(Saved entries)
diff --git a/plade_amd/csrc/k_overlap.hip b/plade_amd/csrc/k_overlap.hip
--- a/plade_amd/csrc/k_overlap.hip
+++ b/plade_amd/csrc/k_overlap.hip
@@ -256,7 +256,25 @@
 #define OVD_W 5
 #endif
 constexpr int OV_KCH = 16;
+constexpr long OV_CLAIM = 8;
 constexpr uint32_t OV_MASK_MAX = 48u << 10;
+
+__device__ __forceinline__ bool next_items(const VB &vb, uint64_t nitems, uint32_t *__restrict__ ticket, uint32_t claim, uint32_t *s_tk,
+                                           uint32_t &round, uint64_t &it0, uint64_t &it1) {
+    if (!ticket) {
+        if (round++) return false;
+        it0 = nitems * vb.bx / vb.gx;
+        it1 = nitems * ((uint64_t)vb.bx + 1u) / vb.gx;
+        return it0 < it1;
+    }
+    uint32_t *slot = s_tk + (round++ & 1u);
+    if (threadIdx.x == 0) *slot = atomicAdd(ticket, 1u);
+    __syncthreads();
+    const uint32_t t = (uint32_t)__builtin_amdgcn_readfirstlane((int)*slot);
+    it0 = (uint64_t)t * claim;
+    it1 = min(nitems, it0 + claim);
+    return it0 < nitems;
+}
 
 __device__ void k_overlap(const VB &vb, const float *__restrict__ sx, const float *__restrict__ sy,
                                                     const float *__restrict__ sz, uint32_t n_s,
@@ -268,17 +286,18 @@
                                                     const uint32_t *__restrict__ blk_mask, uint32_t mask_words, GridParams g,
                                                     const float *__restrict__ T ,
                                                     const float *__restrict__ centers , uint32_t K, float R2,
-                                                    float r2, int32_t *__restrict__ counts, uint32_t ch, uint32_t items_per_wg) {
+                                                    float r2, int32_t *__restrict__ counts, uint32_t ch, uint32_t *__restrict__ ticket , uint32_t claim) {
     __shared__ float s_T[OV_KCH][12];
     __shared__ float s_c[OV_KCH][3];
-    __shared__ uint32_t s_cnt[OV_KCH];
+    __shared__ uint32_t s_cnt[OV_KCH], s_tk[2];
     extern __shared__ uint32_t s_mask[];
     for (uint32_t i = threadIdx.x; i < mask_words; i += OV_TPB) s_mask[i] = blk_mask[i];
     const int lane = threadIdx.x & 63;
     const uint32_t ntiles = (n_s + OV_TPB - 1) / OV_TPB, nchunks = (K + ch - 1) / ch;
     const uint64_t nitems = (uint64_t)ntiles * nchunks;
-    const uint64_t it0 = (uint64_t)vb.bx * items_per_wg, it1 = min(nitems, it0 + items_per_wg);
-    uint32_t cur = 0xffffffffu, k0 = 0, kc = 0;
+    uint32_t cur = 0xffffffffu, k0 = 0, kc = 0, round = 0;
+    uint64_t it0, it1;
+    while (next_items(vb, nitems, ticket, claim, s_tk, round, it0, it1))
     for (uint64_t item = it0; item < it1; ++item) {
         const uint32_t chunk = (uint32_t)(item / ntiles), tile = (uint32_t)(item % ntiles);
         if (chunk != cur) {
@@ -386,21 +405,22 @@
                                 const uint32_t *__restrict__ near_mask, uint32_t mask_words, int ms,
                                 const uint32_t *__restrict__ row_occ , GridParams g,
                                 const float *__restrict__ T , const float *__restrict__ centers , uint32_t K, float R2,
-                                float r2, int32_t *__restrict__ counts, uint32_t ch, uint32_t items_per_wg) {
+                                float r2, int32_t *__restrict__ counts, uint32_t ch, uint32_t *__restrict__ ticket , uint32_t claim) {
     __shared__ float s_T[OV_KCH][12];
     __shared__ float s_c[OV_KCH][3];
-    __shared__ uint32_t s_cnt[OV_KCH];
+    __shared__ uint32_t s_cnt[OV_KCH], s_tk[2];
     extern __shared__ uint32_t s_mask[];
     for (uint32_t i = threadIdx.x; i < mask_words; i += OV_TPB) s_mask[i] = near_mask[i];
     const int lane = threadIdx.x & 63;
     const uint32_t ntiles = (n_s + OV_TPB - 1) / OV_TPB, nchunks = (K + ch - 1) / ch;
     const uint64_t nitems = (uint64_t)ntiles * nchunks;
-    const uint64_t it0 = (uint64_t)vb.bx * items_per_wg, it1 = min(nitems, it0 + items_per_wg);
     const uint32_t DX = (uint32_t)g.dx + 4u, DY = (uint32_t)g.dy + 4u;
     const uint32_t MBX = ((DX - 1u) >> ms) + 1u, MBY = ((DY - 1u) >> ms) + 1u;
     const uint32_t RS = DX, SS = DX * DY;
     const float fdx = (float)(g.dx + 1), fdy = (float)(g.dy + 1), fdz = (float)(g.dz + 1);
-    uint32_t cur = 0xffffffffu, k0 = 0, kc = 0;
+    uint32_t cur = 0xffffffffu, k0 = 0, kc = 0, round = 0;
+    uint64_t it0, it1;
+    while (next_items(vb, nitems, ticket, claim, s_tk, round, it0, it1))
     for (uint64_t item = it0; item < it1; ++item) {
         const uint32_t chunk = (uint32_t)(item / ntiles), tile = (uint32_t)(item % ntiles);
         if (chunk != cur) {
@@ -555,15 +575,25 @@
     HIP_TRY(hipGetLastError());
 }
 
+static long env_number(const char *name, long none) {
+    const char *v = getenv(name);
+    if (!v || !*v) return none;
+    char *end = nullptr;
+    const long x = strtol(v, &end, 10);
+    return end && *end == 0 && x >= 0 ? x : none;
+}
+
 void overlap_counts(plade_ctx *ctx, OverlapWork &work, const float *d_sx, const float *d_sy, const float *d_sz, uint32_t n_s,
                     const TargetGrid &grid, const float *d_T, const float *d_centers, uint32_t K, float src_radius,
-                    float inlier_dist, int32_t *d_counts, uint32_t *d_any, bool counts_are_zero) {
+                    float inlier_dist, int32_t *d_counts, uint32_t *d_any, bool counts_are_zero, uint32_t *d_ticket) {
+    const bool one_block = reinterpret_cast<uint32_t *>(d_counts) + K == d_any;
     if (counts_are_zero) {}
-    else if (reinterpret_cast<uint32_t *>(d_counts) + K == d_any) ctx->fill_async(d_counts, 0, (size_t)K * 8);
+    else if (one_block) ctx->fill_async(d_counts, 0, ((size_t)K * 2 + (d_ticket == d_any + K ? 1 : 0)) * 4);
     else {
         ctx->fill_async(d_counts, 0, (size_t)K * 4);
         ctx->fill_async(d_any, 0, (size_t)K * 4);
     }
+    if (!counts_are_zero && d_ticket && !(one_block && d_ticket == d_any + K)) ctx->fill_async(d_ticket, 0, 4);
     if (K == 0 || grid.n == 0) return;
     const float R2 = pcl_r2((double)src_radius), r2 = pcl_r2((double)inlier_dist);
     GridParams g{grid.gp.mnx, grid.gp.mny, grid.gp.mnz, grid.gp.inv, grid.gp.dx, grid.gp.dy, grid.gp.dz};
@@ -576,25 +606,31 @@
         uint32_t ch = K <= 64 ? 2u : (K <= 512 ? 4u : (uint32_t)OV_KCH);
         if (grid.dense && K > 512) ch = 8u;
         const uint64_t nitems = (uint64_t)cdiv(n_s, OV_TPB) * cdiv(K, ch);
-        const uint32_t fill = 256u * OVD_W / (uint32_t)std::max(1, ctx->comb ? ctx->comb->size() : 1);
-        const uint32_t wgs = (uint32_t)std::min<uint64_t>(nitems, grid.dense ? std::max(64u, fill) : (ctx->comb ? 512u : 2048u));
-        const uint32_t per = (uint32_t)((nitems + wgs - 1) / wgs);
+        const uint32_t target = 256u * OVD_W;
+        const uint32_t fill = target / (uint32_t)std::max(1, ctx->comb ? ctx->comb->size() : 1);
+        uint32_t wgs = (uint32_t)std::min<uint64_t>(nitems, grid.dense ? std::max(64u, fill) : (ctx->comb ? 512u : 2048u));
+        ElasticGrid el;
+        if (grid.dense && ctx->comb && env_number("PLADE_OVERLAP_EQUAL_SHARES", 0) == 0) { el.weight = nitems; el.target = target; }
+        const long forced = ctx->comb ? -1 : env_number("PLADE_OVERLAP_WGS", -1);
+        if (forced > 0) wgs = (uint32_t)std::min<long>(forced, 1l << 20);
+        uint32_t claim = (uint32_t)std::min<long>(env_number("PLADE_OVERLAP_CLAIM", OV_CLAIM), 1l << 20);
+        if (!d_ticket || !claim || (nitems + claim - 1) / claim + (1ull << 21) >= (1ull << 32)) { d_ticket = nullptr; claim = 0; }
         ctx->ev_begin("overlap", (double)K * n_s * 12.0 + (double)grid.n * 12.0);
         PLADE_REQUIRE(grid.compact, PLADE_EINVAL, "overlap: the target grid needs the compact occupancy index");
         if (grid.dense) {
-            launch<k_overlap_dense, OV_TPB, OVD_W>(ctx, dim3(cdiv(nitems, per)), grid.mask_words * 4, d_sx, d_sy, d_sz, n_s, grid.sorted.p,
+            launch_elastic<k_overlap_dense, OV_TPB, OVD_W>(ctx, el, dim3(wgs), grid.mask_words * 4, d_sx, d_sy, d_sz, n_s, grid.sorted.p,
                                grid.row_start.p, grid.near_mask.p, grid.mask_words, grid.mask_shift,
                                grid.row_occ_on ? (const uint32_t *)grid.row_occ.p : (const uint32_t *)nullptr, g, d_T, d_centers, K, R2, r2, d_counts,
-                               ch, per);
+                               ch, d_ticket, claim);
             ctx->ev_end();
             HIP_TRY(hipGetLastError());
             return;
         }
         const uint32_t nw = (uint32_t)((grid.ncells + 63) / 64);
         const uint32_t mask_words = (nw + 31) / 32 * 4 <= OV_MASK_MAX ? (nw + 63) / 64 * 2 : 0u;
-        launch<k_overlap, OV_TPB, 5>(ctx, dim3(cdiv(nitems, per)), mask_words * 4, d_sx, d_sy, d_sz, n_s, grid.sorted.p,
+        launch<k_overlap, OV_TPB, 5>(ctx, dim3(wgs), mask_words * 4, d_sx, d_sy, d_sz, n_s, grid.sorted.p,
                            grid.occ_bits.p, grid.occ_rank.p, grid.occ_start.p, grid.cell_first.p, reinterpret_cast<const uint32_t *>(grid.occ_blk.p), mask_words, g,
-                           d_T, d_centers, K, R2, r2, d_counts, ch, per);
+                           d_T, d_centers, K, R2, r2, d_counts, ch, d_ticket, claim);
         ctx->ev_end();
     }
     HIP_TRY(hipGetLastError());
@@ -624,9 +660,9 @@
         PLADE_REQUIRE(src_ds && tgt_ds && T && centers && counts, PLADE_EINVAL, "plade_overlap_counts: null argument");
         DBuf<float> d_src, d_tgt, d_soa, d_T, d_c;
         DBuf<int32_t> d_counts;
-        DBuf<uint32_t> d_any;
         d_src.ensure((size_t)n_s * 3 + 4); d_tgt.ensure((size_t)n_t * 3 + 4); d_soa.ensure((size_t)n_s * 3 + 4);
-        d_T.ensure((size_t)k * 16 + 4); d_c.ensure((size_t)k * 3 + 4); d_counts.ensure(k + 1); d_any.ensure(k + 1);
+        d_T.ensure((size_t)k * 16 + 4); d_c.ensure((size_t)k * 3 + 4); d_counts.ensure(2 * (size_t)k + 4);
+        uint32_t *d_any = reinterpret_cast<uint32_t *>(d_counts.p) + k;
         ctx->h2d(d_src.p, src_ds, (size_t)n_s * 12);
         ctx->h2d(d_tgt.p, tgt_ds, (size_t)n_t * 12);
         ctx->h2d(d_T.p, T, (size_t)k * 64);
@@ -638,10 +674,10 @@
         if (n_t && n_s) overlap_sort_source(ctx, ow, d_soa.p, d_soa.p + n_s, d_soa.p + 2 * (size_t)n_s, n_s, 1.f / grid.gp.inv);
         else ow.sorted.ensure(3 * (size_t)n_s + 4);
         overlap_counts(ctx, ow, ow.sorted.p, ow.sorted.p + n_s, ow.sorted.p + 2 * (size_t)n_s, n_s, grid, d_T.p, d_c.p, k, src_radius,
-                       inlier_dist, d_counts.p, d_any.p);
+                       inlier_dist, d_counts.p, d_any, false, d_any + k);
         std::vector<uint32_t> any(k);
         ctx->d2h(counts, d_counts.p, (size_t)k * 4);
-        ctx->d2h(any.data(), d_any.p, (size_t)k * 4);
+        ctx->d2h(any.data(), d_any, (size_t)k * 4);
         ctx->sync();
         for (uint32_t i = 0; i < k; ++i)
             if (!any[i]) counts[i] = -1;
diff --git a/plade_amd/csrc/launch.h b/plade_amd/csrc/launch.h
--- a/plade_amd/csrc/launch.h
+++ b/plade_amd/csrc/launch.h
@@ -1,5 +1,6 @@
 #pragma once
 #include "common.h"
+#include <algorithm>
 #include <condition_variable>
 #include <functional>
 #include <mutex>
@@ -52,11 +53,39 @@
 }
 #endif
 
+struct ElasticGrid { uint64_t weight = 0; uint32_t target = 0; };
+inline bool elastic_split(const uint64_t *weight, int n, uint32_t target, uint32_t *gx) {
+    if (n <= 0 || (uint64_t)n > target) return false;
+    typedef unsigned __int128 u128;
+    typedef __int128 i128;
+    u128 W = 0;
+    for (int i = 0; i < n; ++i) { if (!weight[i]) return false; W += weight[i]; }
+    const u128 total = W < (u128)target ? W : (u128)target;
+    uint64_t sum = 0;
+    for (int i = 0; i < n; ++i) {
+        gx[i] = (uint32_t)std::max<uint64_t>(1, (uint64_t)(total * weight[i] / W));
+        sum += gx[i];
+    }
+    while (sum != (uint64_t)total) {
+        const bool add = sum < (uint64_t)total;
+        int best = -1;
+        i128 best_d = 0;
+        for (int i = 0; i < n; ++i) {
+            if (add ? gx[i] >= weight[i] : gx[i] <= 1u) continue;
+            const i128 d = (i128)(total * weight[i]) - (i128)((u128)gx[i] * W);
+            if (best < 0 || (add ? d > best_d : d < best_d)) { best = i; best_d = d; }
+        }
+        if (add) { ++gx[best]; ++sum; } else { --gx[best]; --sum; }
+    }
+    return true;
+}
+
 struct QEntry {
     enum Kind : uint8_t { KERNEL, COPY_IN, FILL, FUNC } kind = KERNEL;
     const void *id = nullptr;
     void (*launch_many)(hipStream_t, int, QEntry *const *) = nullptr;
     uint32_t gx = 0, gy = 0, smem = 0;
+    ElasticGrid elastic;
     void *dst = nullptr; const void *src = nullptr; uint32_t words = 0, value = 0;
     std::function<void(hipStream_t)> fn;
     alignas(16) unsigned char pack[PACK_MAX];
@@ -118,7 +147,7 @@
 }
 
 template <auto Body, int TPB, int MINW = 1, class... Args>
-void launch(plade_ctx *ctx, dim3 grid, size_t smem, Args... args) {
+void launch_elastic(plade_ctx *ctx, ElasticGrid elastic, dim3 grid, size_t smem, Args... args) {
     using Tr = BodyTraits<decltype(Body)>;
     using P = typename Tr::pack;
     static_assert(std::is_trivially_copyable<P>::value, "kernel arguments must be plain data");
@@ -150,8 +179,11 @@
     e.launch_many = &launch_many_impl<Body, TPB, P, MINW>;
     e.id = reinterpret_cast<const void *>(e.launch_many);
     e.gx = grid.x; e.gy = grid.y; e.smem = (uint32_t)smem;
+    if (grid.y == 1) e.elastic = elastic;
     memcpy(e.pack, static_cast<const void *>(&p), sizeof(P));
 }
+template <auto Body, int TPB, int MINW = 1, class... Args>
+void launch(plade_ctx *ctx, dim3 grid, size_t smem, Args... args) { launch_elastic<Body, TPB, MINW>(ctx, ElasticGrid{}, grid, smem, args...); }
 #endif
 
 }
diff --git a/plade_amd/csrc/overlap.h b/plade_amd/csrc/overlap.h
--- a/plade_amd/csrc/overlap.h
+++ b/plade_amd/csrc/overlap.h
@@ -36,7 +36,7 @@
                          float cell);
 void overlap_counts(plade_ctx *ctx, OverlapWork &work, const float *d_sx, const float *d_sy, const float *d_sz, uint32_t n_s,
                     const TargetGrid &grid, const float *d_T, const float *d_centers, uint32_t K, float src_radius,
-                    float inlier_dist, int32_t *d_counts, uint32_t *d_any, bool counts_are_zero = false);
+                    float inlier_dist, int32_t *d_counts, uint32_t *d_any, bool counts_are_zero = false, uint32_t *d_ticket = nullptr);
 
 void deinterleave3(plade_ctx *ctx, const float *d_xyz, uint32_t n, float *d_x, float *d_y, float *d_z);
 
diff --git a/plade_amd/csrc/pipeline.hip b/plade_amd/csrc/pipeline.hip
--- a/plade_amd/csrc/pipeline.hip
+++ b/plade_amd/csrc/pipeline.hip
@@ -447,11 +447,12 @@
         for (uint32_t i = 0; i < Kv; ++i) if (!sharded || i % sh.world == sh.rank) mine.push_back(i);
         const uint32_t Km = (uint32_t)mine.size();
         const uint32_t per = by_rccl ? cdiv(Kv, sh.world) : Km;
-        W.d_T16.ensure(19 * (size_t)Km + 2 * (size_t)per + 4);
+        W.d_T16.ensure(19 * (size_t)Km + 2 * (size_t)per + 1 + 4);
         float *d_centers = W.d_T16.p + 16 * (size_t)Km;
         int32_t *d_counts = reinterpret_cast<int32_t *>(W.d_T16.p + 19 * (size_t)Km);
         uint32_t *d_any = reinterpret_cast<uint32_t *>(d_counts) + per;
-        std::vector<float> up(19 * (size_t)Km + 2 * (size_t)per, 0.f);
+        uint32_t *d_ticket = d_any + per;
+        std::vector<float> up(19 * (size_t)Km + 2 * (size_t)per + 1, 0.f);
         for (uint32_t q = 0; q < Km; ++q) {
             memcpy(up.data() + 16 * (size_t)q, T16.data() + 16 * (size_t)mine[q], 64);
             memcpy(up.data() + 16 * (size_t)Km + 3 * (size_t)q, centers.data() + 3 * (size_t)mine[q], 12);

*Goal of the exercise*
Read through the entries and copy each line in which "data" appears.

*Written reply*
-        ctx->d2h(any.data(), d_any.p, (size_t)k * 4);
+        ctx->d2h(any.data(), d_any, (size_t)k * 4);
     static_assert(std::is_trivially_copyable<P>::value, "kernel arguments must be plain data");
             memcpy(up.data() + 16 * (size_t)q, T16.data() + 16 * (size_t)mine[q], 64);
             memcpy(up.data() + 16 * (size_t)Km + 3 * (size_t)q, centers.data() + 3 * (size_t)mine[q], 12);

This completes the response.